Summarize variables using summarize

The next common task when working with data is to be able to summarize data: take a large number of values and summarize them with a single value. While this may seem like a very abstract idea, something as simple as the sum, the smallest value, and the largest values are all summaries of a large number of values.

We can calculate the standard deviation and mean of the temperature variable temp in the weather data frame of nycflights13 in one step using the summarize (or equivalently using the UK spelling summarise) function in dplyr.

summary_temp <- weather %>% 
  summarize(mean = mean(temp), std_dev = sd(temp))
summary_temp

mean	std_dev
NA	NA

We've created a small data frame here called summary_temp that includes both the mean and the std_dev of the temp variable in weather. Notice, the data frame weather went from many rows to a single row of just the summary values in the data frame summary_temp.

But why are the values returned NA? This stands for "not available or not applicable" and is how R encodes missing values; if in a data frame for a particular row and column no value exists, NA is stored instead. Furthermore, by default any time you try to summarize a number of values (using mean() and sd() for example) that has one or more missing values, then NA is returned.

Values can be missing for many reasons. Perhaps the data was collected but someone forgot to enter it? Perhaps the data was not collected at all because it was too difficult? Perhaps there was an erroneous value that someone entered that has been changed to read as missing? You'll often encounter issues with missing values.

You can summarize all non-missing values by setting the na.rm argument to TRUE (rm is short for "remove"). This will remove any NA missing values and only return the summary value for all non-missing values. So the code below computes the mean and standard deviation of all non-missing values.
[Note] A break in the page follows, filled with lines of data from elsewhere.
struct HeadEpi4 {
  const float* head;
  float (&part)[kNC][3];
  int g;
  float4 y[kNC][2];
  __device__ __forceinline__ void operator()(int c, const Z4& zz, int st) {
    const int q = st >> 2, k = st & 3;
    if (q >= kNC) return;
    if (k < 2) {
      const float4 z = zz.z[q][k];
      y[q][k] = make_float4(fmaxf(z.x, 0.0f), fmaxf(z.y, 0.0f), fmaxf(z.z, 0.0f), fmaxf(z.w, 0.0f));
    } else {
#pragma unroll
      for (int o = 0; o < 3; ++o) {
        if ((o == 0) != (k == 2)) continue;
        float p = part[q][o];
        const uint32_t lo = opaque_lane(4 * g);
#pragma unroll
        for (int b = 0; b < 2; ++b) {
          const float4 w = *(const float4*)(head + lo + o * 256 + 16 * (2 * c + b));
          p = fmaf(y[q][b].x, w.x, p);
          p = fmaf(y[q][b].y, w.y, p);
          p = fmaf(y[q][b].z, w.z, p);
          p = fmaf(y[q][b].w, w.w, p);
        }
        asm volatile("" : "+v"(p));
        part[q][o] = p;
      }
    }
  }
};

struct FoldEpi4 {
  f16x8 (&oh)[kNC][12];
  f16x8 (&ol)[kNC][12];
  const float (&sc)[kNC];
  float (&mrun)[kNC];
  const float4 (&u)[kNC][16];
  float4 y[kNC][2];
  __device__ __forceinline__ void operator()(int c, const Z4& zz, int st) {
    const int q = st >> 2, k = st & 3;
    if (q >= kNC) return;
    if (k < 2) {
      const float4 z = zz.z[q][k], v = u[q][2 * c + k];
      y[q][k] = make_float4(fmaxf(z.x + v.x, 0.0f), fmaxf(z.y + v.y, 0.0f), fmaxf(z.z + v.z, 0.0f),
                            fmaxf(z.w + v.w, 0.0f));
    } else if (k == 2) {
      mrun[q] = amax8(mrun[q], y[q][0], y[q][1]);
    } else {
      split8a(y[q][0], y[q][1], sc[q], oh[q][c], ol[q][c]);
    }
  }
};

template <int KBS, bool FOLD>
__global__ __attribute__((amdgpu_flat_work_group_size(kT4, kT4), amdgpu_waves_per_eu(kWPE, kWPE)))
void rad4_kernel(RadKArgs a) {
  constexpr int KF = FOLD ? 0 : 16;
  constexpr int K0 = KF + KBS;
  constexpr int C0 = chunk_bytes(K0), C16 = chunk_bytes(16);
  constexpr int CM = C0 > C16 ? C0 : C16;
  __shared__ __attribute__((aligned(16))) char smem[kRing * CM + (3 * 256 + 4) * 4];
  static_assert(kRing * CM + (3 * 256 + 4) * 4 <= 160 * 1024, "LDS budget");
  WStream4<CM> ws{smem, nullptr, 0, 0, 0};
  float* head = (float*)(smem + kRing * CM);
  const int lane = threadIdx.x & 63, wave = __builtin_amdgcn_readfirstlane(threadIdx.x >> 6);
  const int j = lane & 15, g = lane >> 4;
  const RadLayout& L = a.L;
  const char* W = a.packed;
  auto OP = [&](int i) {
    const char* w = FOLD && i == 0 ? a.r0_fold : W;
    asm volatile("" : "+s"(w));
    return FOLD && i == 0 ? w : w + L.op_off[i];
  };
  const bool view = L.view != 0;
  {
    const float* hsrc = (const float*)(W + L.head_off);
    for (int i = threadIdx.x; i < 3 * 256 + 4; i += kT4) head[i] = hsrc[i];
  }
  ws.template start<C0, C0>(OP(0), OP(0) + C0);
  Pend4 pd{};
  NoPre4 nopre;
  const int64_t Pn = a.P_dev ? min(a.P, (int64_t)*a.P_dev) : a.P;
  for (int64_t base = (int64_t)blockIdx.x * kPointsPerWG; base < Pn; base += (int64_t)gridDim.x * kPointsPerWG) {
    const bool has_next = base + (int64_t)gridDim.x * kPointsPerWG < Pn;
    const int64_t p0 = base + wave * 16 * kNC;
    f16x8 Uh[kNC][12], Ul[kNC][12], Vh[kNC][12], Vl[kNC][12];
    float m_in[kNC], xinv[kNC], mrun[kNC];
    float4 ufold[kNC][FOLD ? 16 : 1];
    float umax[kNC];
    bool valid[kNC];
#pragma unroll
    for (int q = 0; q < kNC; ++q) {
      const int64_t p = p0 + 16 * q + j;
      valid[q] = p < Pn;
      const int64_t pc = valid[q] ? p : Pn - 1;
      const int64_t pv = (pc / a.vdiv) % a.vmod;
      float xs[3], vs[3] = {0.f, 0.f, 0.f}, ns[3] = {0.f, 0.f, 0.f};
#pragma unroll
      for (int c = 0; c < 3; ++c) {
        xs[c] = a.x[pc * 3 + c];
        if (view) {
          vs[c] = a.vdir[pv * 3 + c];
          ns[c] = a.normals[pc * 3 + c];
        }
      }
      float4 X[K0];
      const int gq = (int)opaque_lane(g);
#pragma unroll
      for (int b = 0; b < KBS; ++b) {
        const int f = 16 * b + 4 * gq;
        X[KF + b] = make_float4(rad_small_feature(f, xs, vs, ns, a.nfreq_view, view),
                                rad_small_feature(f + 1, xs, vs, ns, a.nfreq_view, view),
                                rad_small_feature(f + 2, xs, vs, ns, a.nfreq_view, view),
                                rad_small_feature(f + 3, xs, vs, ns, a.nfreq_view, view));
      }
      if constexpr (FOLD) {
#pragma unroll
        for (int b = 0; b < 16; ++b) ufold[q][b] = *(const float4*)(a.feature + pc * 256 + 16 * b + 4 * g);
        float mu = 0.0f;
#pragma unroll
        for (int b = 0; b < 16; b += 2) mu = amax8(mu, ufold[q][b], ufold[q][b + 1]);
        umax[q] = max4_groups(mu);
      } else {
#pragma unroll
        for (int b = 0; b < 16; ++b) X[b] = *(const float4*)(a.feature + pc * 256 + 16 * b + 4 * g);
        umax[q] = 0.0f;
      }
      float m = 0.0f;
#pragma unroll
      for (int b = 0; b < K0; b += 2) m = amax8(m, X[b], X[b + 1]);
      m_in[q] = max4_groups(m);
      const float s = bound_scale(m_in[q]);
#pragma unroll
      for (int k = 0; k < K0 / 2; ++k) split8a(X[2 * k], X[2 * k + 1], s, Uh[q][k], Ul[q][k]);
      xinv[q] = 1.0f / s;
      mrun[q] = 0.0f;
    }
    auto next_scales = [&](int kb, float (&sc)[kNC]) {
      const float4 v = ws.buf()[2 * kb * 64 + 8];
#pragma unroll
      for (int q = 0; q < kNC; ++q) sc[q] = bound_scale(fmaf(v.y, m_in[q], v.z));
    };
    auto finish = [&](const float (&sc)[kNC]) {
#pragma unroll
      for (int q = 0; q < kNC; ++q) {
        m_in[q] = max4_groups(mrun[q]);
        mrun[q] = 0.0f;
        xinv[q] = 1.0f / sc[q];
      }
    };
    {
      float sc[kNC];
      if constexpr (FOLD) {
        const float4 v = ws.buf()[2 * K0 * 64 + 8];
#pragma unroll
// ... 1159 lines not shown
  for (int off = 32; off > 0; off >>= 1) {
    best = fmaxf(best, __shfl_xor(best, off));
    bb = fmaxf(bb, __shfl_xor(bb, off));
    m = fmaxf(m, __shfl_xor(m, off));
  }
  if (lane == 0) {
    red[0][wave] = m;
    red[1][wave] = best;
    red[2][wave] = bb;
  }
  __syncthreads();
  if (threadIdx.x == 0) {
    float a = 0.0f, b = 0.0f, c = 0.0f;
    for (int w = 0; w < 4; ++w) {
      a = fmaxf(a, red[0][w]);
      b = fmaxf(b, red[1][w]);
      c = fmaxf(c, red[2][w]);
    }
    if (op.prec == NR_PREC_F16X3) *op.wmax = a;
    if (op.bound) {
      op.bound[0] = b;
      op.bound[1] = c;
    }
  }
}

__global__ void pack_vec_kernel(const float* __restrict__ src, int off, int nvalid, int n, float* __restrict__ dst) {
  const int e = blockIdx.x * blockDim.x + threadIdx.x;
  if (e >= n) return;
  dst[e] = e < nvalid ? src[off + e] : 0.0f;
}

int launch_pack_ops(const PackOp* ops, char* const* dst, int nops, hipStream_t stream) {
  for (int b0 = 0; b0 < nops; b0 += kPackBatch) {
    const int nb = std::min(kPackBatch, nops - b0);
    PackBatch pb{};
    int64_t nmax = 0;
    for (int i = 0; i < nb; ++i) {
      const PackOp& op = ops[b0 + i];
      NR_REQUIRE(op.prec != NR_PREC_F16X3 || op.wmax, NR_ERR_ARG, "pack: f16x3 needs a max-|W| word");
      const int KB = op.in[0].nblk + op.in[1].nblk;
      const int NBO = op.out[0].nblk + op.out[1].nblk;
      pb.op[i] = op;
      pb.dst[i] = (uint32_t*)dst[b0 + i];
      pb.n[i] = (int64_t)(NBO / 2) * (2 * KB + 1) * 256;
      nmax = std::max(nmax, pb.n[i]);
    }
    int gmax = 1;
    for (int i = 0; i < nb; ++i)
      gmax = std::max(gmax, ((pb.op[i].out[0].nblk + pb.op[i].out[1].nblk) * 16 + kPackRowsPerWG - 1) / kPackRowsPerWG);
    NR_REQUIRE(gmax <= 32, NR_ERR_UNSUPPORTED, "pack: more than 512 output rows in one op");
    hipLaunchKernelGGL(pack_rows_kernel, dim3(gmax, nb), dim3(1024), 0, stream, pb);
    NR_HIP_CHECK(hipGetLastError());
    hipLaunchKernelGGL(pack_final_kernel, dim3(nb), dim3(256), 0, stream, pb);
    NR_HIP_CHECK(hipGetLastError());
    hipLaunchKernelGGL(pack_ops_kernel, dim3((unsigned)((nmax + 255) / 256), nb), dim3(256), 0, stream, pb);
    NR_HIP_CHECK(hipGetLastError());
  }
  return NR_OK;
}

Notice how the na.rm=TRUE are set as arguments to the mean() and sd() functions, and not to the summarize() function.

summary_temp <- weather %>% 
  summarize(mean = mean(temp, na.rm = TRUE), std_dev = sd(temp, na.rm = TRUE))
summary_temp

mean	std_dev
55.26039	17.78785

It is not good practice to include a na.rm = TRUE in your summary commands by default; you should attempt to run code first without this argument as this will alert you to the presence of missing data. Only after you've identified where missing values occur and have thought about the potential causes of this missing should you consider using na.rm = TRUE. In the upcoming Tasks we'll consider the possible ramifications of blindly sweeping rows with missing values under the rug.

What other summary functions can we use inside the summarize() verb? Any function in R that takes a vector of values and returns just one. Here are just a few:

mean(): the mean or average
sd(): the standard deviation, which is a measure of spread
min() and max(): the minimum and maximum values respectively
IQR(): Interquartile range
sum(): the sum
n(): a count of the number of rows/observations in each group. This particular summary function will make more sense when group_by() is used in the next section.

Task Say a doctor is studying the effect of smoking on lung cancer for a large number of patients who have records measured at five year intervals. She notices that a large number of patients have missing data points because the patient has died, so she chooses to ignore these patients in her analysis. What is wrong with this doctor's approach?

The missing patients may have died of lung cancer! So to ignore them might seriously bias your results!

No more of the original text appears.